## [Dataset extract]

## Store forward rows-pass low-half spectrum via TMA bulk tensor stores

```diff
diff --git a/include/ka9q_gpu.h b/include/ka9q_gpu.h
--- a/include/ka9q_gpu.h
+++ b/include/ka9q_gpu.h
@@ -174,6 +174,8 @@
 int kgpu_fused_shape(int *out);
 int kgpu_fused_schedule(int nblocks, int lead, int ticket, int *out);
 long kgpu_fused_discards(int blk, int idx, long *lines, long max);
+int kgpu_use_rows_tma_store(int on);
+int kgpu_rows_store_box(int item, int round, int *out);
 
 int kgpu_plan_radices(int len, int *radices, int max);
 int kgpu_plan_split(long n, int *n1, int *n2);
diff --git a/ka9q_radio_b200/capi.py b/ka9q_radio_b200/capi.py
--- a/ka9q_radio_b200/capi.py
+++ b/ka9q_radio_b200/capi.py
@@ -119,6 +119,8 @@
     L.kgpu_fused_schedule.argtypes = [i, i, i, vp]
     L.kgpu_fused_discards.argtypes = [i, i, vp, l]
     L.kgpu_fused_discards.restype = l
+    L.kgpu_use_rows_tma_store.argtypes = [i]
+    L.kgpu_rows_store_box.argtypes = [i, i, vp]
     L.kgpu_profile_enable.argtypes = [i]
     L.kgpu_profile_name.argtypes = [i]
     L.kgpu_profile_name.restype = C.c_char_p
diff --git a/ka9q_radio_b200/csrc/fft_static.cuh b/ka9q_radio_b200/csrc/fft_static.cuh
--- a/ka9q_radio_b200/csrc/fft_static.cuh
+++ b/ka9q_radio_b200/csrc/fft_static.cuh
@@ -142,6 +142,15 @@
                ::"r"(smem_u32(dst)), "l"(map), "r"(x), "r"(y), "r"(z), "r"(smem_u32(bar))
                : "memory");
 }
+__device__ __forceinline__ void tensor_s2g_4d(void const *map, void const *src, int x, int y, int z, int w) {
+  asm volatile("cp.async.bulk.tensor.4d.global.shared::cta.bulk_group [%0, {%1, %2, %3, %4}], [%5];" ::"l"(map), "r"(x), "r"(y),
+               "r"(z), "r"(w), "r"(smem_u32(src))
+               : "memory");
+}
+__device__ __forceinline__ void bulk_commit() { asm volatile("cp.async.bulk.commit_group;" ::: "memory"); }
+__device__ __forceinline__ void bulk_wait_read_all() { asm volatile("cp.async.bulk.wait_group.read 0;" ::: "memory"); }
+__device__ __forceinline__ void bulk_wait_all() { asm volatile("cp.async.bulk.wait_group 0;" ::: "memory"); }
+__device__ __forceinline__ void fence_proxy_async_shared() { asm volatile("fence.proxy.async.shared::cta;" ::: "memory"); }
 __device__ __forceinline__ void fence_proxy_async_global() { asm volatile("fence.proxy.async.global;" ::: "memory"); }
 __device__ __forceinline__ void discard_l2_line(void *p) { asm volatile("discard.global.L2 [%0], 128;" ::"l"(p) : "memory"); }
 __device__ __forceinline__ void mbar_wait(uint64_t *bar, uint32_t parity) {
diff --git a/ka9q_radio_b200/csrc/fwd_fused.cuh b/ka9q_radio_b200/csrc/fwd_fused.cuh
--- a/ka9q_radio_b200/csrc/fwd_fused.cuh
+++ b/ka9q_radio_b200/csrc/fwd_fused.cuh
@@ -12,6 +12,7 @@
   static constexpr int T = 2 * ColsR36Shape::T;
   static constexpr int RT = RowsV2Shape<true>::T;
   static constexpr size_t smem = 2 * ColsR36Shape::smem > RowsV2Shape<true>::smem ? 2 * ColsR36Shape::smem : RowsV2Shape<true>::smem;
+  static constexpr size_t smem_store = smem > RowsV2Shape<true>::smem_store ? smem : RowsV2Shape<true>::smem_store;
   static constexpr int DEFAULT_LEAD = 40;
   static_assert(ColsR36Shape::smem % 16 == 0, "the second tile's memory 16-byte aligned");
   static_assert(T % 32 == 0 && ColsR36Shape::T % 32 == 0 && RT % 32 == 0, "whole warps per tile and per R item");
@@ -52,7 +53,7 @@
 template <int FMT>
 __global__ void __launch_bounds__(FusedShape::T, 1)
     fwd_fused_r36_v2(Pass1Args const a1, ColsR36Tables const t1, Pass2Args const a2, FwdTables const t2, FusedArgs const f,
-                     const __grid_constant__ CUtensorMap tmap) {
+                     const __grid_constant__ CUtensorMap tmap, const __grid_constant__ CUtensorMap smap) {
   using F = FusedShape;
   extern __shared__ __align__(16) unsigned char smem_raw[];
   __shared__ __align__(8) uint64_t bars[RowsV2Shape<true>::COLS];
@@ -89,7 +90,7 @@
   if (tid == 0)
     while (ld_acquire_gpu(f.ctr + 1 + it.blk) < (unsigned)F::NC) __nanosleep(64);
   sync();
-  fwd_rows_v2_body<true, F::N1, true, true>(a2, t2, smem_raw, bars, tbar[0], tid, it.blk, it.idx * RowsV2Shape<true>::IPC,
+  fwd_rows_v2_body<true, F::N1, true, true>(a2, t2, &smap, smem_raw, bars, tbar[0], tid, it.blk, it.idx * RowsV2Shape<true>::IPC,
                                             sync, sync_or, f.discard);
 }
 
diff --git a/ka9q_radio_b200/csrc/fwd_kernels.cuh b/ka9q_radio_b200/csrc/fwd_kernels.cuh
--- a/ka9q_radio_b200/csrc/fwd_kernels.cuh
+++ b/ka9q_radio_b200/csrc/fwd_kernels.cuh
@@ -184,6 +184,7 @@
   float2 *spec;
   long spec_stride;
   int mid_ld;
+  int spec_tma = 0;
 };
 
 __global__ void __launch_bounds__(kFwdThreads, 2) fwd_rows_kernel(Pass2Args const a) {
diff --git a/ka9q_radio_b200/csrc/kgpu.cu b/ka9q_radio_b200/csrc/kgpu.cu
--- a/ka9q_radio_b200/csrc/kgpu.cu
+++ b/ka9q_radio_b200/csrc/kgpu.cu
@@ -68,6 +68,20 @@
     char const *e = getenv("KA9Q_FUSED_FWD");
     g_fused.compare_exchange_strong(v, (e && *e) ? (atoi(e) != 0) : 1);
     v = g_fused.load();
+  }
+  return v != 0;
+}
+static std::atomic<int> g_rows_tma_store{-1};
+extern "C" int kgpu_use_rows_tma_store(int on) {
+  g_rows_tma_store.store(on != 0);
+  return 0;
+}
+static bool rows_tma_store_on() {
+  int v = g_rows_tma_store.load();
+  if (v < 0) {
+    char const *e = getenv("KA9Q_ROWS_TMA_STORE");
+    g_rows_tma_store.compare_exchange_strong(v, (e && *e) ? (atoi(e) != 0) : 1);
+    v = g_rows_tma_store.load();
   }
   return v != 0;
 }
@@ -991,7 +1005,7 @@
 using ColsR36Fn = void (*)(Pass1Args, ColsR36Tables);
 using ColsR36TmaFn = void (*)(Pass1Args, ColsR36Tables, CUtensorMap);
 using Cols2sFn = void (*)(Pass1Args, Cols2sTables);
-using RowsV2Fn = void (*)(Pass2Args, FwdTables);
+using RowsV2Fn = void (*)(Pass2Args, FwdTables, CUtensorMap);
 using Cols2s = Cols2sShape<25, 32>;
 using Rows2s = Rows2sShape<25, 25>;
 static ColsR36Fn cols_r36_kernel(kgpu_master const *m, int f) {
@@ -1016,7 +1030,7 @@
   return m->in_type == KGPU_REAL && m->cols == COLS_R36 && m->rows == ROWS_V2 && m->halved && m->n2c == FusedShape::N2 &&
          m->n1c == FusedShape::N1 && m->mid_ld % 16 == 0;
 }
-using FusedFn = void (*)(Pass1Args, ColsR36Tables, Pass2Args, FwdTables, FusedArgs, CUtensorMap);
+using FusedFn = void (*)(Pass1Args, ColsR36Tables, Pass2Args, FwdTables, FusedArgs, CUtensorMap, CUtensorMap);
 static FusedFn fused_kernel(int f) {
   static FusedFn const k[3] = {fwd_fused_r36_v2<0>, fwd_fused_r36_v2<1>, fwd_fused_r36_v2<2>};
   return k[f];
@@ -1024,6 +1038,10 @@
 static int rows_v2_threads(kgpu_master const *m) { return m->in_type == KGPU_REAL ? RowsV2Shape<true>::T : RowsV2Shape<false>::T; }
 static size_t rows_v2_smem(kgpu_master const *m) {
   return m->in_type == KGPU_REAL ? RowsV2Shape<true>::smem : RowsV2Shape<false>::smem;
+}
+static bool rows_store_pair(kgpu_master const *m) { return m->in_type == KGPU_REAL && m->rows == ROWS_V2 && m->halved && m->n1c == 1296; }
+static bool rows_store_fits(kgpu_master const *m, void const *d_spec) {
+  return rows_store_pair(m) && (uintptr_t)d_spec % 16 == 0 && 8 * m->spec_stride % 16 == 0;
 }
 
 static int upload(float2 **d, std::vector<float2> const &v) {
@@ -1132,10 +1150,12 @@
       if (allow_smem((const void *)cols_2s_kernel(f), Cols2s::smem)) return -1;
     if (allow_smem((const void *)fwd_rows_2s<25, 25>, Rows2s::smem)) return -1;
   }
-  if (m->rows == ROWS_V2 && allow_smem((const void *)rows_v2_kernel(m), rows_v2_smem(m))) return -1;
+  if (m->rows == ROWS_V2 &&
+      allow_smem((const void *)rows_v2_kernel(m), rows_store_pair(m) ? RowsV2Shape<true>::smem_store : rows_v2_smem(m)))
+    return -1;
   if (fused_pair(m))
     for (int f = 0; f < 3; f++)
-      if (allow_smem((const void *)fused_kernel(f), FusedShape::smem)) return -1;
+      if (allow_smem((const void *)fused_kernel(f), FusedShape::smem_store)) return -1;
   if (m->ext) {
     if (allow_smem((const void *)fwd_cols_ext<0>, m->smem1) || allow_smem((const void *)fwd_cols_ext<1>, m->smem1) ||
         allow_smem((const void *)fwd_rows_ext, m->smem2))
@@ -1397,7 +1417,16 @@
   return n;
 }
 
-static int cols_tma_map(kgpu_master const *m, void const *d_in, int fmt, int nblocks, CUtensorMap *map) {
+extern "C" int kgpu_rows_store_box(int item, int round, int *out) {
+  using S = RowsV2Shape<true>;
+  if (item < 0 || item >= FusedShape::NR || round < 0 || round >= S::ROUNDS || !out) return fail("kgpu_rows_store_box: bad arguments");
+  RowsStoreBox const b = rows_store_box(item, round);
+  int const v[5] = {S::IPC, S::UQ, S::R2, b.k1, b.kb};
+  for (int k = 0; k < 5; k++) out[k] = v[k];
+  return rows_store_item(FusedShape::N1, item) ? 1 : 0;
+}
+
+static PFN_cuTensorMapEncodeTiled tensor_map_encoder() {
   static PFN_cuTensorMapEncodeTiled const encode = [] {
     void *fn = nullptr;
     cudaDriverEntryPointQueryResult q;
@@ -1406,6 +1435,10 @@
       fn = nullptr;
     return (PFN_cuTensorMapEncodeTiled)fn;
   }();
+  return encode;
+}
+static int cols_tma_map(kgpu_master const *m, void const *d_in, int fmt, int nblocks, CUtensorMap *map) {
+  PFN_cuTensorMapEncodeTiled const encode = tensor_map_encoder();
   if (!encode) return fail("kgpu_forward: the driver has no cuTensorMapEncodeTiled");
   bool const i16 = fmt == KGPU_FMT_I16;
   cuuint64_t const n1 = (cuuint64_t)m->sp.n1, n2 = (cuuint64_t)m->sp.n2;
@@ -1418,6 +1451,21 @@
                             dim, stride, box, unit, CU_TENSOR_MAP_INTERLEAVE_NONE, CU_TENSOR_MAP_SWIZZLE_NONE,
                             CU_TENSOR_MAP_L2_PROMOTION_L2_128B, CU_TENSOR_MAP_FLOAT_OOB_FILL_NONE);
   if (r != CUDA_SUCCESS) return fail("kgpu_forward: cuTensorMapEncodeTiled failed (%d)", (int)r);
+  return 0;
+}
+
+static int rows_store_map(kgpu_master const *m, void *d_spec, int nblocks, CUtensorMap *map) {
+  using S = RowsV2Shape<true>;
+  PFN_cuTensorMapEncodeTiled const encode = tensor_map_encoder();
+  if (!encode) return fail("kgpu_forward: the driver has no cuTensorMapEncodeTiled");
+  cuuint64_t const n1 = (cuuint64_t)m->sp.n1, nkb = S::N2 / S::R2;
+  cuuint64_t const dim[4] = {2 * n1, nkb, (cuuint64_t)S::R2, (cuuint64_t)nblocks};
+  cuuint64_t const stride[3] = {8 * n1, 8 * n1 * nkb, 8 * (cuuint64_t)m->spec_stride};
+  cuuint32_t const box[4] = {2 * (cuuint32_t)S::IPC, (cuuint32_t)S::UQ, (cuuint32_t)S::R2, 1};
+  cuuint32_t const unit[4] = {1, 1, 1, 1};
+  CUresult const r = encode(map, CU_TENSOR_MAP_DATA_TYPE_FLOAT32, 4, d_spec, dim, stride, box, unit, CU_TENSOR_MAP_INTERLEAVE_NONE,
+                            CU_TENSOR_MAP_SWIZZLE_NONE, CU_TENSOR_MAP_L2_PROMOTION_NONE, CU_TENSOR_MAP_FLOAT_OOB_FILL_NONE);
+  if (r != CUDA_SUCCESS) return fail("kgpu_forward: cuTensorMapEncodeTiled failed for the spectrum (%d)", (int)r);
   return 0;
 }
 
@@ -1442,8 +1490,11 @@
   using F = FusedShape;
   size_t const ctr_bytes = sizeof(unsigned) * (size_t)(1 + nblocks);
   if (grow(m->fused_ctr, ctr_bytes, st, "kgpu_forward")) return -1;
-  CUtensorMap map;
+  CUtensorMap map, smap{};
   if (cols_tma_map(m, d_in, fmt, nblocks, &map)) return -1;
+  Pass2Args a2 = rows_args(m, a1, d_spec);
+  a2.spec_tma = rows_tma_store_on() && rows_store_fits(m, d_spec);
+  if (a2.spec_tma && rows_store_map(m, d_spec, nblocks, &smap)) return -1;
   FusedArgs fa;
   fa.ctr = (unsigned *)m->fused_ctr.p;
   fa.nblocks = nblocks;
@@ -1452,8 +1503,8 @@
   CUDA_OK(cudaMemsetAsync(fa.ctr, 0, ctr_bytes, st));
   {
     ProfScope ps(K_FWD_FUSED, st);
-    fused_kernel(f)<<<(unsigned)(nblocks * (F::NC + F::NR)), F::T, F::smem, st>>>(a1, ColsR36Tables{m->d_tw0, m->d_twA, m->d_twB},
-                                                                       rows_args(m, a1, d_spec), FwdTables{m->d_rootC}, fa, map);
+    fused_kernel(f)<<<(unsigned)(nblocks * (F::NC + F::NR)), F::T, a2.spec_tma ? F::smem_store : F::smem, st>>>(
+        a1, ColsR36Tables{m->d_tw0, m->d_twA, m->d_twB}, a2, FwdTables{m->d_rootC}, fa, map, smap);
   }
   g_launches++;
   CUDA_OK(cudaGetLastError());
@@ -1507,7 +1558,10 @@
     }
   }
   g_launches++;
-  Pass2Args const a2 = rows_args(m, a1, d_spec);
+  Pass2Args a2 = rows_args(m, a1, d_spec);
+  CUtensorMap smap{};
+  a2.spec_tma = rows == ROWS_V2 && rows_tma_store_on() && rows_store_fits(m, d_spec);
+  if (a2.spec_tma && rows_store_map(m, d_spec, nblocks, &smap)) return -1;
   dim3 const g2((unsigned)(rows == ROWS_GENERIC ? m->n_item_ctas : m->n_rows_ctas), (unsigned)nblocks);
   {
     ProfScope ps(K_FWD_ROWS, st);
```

## [What this task involves]
Find the word "false" in the material, then list each line that holds it.

## [Response]
 static int rows_v2_threads(kgpu_master const *m) { return m->in_type == KGPU_REAL ? RowsV2Shape<true>::T : RowsV2Shape<false>::T; }
   return m->in_type == KGPU_REAL ? RowsV2Shape<true>::smem : RowsV2Shape<false>::smem;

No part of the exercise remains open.